Task description → In how many lines of the data does the word "ExclusiveSum" appear? Give the number by itself.

Supplied information →

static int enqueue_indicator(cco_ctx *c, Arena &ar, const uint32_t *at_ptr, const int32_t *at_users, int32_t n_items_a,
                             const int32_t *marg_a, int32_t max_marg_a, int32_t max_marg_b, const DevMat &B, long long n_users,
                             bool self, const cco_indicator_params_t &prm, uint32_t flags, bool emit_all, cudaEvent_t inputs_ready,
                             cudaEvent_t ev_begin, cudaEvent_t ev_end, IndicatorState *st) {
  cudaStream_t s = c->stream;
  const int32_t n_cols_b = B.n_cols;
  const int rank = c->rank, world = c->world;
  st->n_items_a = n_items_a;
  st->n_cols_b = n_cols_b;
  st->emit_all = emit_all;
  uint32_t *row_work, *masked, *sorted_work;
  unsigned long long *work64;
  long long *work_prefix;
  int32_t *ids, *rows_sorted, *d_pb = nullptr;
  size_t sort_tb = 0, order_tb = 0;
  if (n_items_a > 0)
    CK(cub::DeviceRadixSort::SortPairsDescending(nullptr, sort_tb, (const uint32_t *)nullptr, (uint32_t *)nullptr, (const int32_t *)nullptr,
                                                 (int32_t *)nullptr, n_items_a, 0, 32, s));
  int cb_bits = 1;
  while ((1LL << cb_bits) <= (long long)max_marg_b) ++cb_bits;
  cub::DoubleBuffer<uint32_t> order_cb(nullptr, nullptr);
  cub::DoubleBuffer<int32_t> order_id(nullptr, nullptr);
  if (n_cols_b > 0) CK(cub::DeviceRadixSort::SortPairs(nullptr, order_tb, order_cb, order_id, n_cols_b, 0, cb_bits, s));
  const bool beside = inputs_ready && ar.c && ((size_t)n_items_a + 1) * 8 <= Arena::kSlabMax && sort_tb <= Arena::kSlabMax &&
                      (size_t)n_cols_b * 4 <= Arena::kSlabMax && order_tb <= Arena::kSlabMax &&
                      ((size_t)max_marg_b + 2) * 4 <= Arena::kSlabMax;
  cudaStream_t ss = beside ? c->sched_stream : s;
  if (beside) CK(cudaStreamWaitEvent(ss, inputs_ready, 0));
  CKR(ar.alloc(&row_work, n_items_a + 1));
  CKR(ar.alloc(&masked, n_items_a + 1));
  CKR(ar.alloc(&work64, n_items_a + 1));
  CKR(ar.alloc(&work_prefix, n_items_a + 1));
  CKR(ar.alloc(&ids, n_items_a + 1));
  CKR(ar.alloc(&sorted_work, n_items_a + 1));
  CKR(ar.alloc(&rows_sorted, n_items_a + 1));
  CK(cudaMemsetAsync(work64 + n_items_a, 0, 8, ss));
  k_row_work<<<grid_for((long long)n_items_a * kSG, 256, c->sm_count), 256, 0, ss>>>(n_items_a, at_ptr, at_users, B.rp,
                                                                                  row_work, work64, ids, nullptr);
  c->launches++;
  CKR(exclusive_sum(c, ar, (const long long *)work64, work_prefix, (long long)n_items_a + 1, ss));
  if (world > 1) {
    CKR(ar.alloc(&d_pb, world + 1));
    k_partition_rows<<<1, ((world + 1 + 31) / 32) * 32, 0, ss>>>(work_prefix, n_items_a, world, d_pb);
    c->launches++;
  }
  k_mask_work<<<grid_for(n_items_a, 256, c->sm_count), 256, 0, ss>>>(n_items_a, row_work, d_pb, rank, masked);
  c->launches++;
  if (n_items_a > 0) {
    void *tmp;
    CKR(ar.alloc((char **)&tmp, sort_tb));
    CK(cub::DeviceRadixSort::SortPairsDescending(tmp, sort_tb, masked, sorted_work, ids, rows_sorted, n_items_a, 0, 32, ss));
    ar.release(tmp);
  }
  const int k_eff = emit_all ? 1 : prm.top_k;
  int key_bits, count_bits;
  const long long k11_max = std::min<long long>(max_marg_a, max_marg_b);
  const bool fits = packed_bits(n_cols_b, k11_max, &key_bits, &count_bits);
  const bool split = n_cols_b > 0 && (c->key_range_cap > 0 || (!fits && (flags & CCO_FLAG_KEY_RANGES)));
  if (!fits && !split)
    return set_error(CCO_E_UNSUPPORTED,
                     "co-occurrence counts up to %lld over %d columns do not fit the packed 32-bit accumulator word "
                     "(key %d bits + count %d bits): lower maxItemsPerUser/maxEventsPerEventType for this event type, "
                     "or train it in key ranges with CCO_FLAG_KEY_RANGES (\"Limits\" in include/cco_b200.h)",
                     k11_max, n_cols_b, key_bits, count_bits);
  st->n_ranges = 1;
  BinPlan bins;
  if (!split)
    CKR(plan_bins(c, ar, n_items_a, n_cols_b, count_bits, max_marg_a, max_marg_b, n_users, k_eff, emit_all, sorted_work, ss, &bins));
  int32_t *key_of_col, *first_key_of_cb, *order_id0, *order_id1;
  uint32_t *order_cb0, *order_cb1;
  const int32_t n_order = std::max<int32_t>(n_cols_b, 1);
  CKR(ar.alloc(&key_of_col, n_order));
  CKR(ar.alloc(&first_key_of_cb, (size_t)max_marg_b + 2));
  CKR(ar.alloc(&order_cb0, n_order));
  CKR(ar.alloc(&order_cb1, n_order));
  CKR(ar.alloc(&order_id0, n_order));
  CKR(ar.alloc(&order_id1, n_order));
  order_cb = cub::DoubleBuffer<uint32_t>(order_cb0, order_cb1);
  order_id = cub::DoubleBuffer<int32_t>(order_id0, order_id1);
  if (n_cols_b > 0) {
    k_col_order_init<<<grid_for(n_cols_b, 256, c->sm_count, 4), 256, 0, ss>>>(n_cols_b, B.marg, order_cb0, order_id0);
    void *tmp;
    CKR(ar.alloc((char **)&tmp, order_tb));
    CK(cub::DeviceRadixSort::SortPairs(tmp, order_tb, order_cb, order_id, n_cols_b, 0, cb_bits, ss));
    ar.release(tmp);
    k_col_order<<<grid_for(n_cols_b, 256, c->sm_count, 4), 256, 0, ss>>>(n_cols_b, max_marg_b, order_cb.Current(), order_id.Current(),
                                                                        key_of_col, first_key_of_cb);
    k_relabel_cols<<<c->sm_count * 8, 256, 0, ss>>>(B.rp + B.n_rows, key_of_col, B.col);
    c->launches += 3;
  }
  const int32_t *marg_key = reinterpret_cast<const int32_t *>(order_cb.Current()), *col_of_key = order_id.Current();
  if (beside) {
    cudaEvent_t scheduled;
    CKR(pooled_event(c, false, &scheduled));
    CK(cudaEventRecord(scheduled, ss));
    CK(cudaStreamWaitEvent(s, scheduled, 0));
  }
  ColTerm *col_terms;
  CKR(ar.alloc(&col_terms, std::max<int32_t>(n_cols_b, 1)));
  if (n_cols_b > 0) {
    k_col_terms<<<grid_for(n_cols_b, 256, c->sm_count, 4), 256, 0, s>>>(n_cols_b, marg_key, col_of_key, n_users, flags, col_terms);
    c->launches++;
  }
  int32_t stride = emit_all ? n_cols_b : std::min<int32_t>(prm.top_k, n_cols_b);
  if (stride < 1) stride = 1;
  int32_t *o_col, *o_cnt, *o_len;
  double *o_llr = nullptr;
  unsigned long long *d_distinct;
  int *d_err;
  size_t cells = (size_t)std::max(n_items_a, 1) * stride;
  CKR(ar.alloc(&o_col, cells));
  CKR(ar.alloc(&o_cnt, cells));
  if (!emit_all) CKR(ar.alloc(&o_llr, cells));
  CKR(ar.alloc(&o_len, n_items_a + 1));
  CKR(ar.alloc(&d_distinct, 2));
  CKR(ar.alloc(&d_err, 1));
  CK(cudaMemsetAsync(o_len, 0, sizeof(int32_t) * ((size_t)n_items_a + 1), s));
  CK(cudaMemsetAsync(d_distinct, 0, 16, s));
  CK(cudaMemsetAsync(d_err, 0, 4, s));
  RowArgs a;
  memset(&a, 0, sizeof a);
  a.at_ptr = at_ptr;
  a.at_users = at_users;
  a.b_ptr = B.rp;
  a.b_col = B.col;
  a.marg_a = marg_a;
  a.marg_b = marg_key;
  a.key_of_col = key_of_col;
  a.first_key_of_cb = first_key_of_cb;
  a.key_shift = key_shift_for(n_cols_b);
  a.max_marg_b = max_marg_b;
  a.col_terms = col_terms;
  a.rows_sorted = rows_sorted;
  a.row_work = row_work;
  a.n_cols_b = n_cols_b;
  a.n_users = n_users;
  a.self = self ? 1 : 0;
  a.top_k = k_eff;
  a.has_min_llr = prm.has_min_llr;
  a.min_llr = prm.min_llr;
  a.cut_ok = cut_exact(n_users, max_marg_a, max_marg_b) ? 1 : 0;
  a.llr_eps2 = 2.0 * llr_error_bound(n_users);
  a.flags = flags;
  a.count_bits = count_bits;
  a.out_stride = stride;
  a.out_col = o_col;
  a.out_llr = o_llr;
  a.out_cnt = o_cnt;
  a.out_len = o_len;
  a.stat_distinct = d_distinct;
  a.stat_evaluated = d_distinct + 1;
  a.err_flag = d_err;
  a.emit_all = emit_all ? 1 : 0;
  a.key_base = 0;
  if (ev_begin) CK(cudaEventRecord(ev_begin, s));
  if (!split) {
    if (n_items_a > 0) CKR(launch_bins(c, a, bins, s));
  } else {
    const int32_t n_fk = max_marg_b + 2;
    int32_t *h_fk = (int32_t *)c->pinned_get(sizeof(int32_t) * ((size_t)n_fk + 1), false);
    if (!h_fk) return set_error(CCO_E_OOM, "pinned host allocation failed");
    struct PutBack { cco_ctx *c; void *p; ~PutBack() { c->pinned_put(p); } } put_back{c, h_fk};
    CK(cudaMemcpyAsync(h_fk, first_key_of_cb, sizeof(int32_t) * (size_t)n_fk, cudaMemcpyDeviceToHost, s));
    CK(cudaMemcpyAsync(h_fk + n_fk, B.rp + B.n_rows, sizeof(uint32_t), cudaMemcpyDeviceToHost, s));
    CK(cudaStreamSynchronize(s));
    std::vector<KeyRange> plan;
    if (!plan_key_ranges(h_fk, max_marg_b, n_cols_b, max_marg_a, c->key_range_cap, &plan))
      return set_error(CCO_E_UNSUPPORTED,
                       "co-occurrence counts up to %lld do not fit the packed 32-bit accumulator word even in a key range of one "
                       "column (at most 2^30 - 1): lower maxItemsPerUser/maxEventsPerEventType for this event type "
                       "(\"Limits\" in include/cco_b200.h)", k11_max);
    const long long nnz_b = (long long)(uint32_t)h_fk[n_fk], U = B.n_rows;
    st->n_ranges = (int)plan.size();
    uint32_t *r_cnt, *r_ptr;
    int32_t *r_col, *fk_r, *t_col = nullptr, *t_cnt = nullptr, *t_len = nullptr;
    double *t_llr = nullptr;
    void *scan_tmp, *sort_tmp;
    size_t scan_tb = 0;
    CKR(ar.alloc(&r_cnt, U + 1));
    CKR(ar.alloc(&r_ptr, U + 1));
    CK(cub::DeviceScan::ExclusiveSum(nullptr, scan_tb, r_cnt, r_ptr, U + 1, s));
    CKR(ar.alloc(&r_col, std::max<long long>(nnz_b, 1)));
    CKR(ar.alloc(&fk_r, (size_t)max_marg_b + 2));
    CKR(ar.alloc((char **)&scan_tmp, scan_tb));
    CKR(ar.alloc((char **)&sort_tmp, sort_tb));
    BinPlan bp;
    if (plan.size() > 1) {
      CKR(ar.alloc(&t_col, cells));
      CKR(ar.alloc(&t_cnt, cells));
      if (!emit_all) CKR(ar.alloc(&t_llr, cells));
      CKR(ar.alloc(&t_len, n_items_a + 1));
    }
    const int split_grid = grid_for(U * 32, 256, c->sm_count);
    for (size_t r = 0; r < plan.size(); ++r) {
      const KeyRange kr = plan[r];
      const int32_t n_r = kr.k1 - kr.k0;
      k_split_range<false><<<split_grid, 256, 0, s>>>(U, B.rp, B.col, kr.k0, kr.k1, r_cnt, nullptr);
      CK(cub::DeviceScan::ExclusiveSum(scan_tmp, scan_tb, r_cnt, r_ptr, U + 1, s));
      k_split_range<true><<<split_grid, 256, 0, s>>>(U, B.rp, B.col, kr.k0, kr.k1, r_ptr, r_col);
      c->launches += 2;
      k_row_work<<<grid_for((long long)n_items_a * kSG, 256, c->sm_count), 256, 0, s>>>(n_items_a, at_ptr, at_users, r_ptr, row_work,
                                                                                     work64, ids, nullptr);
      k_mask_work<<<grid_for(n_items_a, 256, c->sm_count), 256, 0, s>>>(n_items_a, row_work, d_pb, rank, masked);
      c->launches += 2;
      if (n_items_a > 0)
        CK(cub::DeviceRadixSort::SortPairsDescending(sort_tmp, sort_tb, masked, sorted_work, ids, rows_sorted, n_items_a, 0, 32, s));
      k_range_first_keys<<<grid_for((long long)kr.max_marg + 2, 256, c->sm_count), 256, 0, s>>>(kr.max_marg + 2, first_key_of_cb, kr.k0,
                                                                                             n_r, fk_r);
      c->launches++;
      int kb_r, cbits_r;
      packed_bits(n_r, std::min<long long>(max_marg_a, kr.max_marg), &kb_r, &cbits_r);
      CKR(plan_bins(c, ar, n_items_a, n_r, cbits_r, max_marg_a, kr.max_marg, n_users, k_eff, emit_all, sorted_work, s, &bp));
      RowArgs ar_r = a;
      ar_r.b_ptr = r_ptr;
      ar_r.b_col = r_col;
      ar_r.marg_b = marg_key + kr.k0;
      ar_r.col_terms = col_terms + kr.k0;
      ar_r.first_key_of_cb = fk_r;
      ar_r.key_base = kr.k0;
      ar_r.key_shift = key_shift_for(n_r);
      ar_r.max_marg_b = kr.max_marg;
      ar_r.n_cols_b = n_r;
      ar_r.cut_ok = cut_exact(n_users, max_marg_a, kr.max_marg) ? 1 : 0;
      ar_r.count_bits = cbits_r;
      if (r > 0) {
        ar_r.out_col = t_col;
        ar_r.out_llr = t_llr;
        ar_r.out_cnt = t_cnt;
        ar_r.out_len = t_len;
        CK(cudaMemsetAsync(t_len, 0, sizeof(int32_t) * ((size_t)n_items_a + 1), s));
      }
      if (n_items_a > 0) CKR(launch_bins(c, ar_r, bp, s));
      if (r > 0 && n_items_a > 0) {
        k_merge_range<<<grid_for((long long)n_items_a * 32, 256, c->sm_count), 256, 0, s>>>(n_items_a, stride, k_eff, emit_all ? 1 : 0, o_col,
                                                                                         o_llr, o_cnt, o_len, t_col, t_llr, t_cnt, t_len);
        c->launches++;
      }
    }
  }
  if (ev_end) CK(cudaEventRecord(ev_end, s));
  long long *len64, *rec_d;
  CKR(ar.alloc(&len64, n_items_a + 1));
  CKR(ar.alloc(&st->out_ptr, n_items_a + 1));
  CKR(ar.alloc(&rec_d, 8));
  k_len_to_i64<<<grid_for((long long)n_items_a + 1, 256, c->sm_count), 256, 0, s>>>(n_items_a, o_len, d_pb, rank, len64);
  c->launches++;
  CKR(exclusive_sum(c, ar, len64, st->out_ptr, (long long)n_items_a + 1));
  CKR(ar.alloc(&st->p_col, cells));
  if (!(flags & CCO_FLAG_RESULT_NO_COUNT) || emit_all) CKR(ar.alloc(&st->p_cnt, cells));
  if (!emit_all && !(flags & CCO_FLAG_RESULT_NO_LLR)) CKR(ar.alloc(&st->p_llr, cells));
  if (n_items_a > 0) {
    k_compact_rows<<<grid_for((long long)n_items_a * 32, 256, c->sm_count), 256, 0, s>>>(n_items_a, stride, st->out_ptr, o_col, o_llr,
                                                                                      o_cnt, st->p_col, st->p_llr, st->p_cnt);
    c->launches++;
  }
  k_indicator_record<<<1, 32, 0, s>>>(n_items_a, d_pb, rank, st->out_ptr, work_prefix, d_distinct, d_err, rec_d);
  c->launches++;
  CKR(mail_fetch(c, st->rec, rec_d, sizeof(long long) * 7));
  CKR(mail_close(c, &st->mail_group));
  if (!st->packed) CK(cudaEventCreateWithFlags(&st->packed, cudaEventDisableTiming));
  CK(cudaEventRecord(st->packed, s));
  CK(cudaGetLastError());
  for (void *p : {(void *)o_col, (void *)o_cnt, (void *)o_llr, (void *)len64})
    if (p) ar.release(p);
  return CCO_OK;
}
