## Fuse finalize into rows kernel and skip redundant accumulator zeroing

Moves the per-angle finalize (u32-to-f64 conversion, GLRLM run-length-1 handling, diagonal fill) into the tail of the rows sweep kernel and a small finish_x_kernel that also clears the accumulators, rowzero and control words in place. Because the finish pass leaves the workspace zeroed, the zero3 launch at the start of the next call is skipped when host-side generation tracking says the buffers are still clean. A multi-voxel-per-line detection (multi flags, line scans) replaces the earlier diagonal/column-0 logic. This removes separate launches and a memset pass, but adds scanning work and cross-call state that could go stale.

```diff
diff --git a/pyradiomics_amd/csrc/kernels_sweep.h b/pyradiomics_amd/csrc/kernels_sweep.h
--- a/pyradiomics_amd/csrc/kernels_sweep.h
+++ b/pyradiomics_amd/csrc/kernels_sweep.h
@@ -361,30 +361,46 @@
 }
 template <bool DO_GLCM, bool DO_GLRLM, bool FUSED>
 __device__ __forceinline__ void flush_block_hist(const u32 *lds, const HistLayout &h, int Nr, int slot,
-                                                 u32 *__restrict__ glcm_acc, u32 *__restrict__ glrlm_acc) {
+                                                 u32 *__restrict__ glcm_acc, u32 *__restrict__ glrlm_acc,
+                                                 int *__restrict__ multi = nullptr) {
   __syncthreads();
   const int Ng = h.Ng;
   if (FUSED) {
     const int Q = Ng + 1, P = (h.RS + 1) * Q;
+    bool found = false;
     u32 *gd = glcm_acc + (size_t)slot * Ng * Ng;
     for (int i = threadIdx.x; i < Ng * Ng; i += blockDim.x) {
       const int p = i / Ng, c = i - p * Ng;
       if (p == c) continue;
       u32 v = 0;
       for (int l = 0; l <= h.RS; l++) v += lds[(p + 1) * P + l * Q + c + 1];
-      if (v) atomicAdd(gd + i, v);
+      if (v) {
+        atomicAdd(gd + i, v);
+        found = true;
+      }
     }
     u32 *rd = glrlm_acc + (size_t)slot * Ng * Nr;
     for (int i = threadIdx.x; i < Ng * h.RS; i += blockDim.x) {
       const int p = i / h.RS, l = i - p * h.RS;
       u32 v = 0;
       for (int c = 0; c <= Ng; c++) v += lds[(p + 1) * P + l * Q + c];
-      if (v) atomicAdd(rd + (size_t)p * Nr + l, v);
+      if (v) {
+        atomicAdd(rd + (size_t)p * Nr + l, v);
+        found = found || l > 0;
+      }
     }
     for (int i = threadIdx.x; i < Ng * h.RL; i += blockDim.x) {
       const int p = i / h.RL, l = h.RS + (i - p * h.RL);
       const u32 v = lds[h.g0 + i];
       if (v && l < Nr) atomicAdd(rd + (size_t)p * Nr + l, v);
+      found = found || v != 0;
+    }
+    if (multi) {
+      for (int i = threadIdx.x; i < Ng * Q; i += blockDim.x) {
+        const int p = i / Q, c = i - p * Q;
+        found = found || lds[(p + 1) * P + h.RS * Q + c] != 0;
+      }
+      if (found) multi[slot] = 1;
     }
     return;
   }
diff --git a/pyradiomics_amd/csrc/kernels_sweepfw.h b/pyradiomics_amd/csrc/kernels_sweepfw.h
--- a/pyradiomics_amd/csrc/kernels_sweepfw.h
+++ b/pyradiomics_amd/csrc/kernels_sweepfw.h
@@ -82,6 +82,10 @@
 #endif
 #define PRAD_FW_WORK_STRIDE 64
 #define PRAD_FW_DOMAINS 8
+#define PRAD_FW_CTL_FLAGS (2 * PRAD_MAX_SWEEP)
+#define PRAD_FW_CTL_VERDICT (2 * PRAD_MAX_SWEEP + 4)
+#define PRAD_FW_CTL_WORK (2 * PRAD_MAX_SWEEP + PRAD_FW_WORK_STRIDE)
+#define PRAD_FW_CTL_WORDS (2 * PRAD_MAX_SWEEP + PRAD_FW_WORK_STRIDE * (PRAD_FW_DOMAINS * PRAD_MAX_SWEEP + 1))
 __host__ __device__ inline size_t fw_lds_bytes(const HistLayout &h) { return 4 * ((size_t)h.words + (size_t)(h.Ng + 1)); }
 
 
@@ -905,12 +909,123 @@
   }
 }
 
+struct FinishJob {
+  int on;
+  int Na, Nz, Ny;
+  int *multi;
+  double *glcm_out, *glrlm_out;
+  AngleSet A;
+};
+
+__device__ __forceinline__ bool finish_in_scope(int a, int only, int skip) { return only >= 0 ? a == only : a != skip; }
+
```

Output of the task → 2